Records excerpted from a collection
──────

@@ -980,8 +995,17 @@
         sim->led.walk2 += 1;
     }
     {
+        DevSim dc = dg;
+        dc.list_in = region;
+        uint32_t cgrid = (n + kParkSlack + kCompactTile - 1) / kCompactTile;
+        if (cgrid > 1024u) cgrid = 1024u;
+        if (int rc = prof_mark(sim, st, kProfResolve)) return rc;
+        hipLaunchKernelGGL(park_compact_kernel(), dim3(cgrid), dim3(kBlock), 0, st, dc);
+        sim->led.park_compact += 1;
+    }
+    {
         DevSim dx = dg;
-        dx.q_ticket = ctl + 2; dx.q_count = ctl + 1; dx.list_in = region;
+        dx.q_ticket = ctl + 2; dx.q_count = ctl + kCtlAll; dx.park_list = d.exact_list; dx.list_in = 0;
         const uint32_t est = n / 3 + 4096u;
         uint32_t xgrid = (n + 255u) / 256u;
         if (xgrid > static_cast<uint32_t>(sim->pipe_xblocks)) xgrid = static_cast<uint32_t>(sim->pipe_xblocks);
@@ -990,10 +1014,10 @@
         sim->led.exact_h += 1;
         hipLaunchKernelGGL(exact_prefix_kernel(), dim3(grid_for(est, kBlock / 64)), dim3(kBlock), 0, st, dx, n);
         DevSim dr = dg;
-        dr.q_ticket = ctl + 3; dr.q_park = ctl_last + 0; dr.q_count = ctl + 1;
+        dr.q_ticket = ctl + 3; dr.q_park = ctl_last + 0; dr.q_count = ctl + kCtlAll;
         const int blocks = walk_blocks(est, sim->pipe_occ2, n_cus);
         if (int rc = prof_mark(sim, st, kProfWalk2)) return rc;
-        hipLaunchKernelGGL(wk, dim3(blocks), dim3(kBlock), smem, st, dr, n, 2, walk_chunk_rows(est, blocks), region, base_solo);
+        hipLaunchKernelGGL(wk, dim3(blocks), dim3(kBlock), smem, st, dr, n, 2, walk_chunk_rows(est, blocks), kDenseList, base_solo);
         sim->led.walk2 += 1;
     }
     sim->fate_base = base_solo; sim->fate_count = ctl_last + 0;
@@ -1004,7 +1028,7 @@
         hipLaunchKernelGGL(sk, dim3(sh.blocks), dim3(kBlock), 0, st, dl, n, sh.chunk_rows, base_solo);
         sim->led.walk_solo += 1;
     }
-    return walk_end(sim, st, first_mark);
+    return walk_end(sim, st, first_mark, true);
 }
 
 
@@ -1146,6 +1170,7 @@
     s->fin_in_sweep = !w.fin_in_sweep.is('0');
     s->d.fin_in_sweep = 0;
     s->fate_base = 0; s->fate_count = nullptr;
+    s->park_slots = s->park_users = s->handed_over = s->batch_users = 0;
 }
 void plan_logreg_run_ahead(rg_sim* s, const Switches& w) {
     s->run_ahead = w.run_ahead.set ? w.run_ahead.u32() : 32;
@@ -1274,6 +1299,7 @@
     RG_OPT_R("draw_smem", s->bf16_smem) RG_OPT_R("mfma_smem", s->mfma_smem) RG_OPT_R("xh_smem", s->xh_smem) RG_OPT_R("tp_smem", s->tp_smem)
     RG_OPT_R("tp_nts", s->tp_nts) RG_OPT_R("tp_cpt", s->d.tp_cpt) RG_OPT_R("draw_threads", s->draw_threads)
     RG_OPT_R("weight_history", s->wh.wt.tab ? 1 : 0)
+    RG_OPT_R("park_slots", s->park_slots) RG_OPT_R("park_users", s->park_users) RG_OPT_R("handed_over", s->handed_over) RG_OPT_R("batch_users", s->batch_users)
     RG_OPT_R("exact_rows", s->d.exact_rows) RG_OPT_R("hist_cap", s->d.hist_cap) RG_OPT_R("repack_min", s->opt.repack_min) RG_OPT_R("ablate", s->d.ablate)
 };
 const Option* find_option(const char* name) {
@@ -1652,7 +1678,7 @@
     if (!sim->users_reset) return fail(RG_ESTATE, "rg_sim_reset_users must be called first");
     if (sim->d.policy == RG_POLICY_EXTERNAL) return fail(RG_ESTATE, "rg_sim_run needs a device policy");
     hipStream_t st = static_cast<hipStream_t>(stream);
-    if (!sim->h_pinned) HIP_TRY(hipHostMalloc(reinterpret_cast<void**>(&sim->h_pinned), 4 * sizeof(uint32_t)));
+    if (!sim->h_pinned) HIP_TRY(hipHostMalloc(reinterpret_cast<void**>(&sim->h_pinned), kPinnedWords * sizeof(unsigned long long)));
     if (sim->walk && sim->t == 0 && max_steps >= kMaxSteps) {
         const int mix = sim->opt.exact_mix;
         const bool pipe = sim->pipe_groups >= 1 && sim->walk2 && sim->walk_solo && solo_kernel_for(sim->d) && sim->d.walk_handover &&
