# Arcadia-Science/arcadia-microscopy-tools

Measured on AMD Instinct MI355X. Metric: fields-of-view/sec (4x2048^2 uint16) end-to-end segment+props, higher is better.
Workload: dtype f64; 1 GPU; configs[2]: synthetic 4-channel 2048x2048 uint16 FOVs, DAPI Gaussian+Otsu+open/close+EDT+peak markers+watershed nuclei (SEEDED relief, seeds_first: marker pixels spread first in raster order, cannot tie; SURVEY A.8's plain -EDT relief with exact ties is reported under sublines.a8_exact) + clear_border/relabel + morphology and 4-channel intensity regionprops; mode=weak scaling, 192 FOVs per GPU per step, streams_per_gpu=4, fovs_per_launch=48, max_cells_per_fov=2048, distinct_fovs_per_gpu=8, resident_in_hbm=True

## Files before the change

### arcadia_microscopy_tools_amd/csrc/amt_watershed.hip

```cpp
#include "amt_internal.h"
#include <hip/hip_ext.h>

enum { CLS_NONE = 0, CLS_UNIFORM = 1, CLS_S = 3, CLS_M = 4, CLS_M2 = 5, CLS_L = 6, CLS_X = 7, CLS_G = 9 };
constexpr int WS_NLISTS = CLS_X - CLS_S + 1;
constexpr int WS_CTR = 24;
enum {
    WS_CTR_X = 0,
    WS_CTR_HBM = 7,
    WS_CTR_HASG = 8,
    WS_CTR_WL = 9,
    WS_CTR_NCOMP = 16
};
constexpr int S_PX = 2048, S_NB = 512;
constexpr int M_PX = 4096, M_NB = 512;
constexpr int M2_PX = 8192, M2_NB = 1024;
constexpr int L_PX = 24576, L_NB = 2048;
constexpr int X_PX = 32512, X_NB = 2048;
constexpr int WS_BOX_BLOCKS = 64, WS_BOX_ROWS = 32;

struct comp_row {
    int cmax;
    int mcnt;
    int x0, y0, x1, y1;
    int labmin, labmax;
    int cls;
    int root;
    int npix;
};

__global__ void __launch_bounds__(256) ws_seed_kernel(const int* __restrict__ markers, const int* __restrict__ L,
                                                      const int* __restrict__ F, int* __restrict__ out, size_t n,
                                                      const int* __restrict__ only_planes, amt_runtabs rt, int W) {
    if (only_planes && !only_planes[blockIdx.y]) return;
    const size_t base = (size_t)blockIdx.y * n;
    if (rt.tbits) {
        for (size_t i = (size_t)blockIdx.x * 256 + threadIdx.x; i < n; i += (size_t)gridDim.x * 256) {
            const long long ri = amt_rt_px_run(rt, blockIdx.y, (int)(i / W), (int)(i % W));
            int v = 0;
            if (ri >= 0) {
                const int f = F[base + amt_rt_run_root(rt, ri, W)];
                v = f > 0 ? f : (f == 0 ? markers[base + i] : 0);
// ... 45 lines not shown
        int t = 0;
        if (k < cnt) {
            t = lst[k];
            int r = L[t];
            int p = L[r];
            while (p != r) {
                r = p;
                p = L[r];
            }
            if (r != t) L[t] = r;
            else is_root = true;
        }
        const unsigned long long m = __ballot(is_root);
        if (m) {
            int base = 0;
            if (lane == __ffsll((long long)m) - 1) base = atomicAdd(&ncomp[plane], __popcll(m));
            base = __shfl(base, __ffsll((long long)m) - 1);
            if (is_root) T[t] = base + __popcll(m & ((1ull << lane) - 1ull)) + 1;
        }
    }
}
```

──────

● **EXERCISE DIRECTIONS**
Give back, exactly as written, the stretch from the line with "const bool pipe" through the line with "Measured on AMD", and no other lines from the records above.

● **FINISHED TASK**
         const bool pipe = sim->pipe_groups >= 1 && sim->walk2 && sim->walk_solo && solo_kernel_for(sim->d) && sim->d.walk_handover &&
# Arcadia-Science/arcadia-microscopy-tools

Measured on AMD Instinct MI355X. Metric: fields-of-view/sec (4x2048^2 uint16) end-to-end segment+props, higher is better.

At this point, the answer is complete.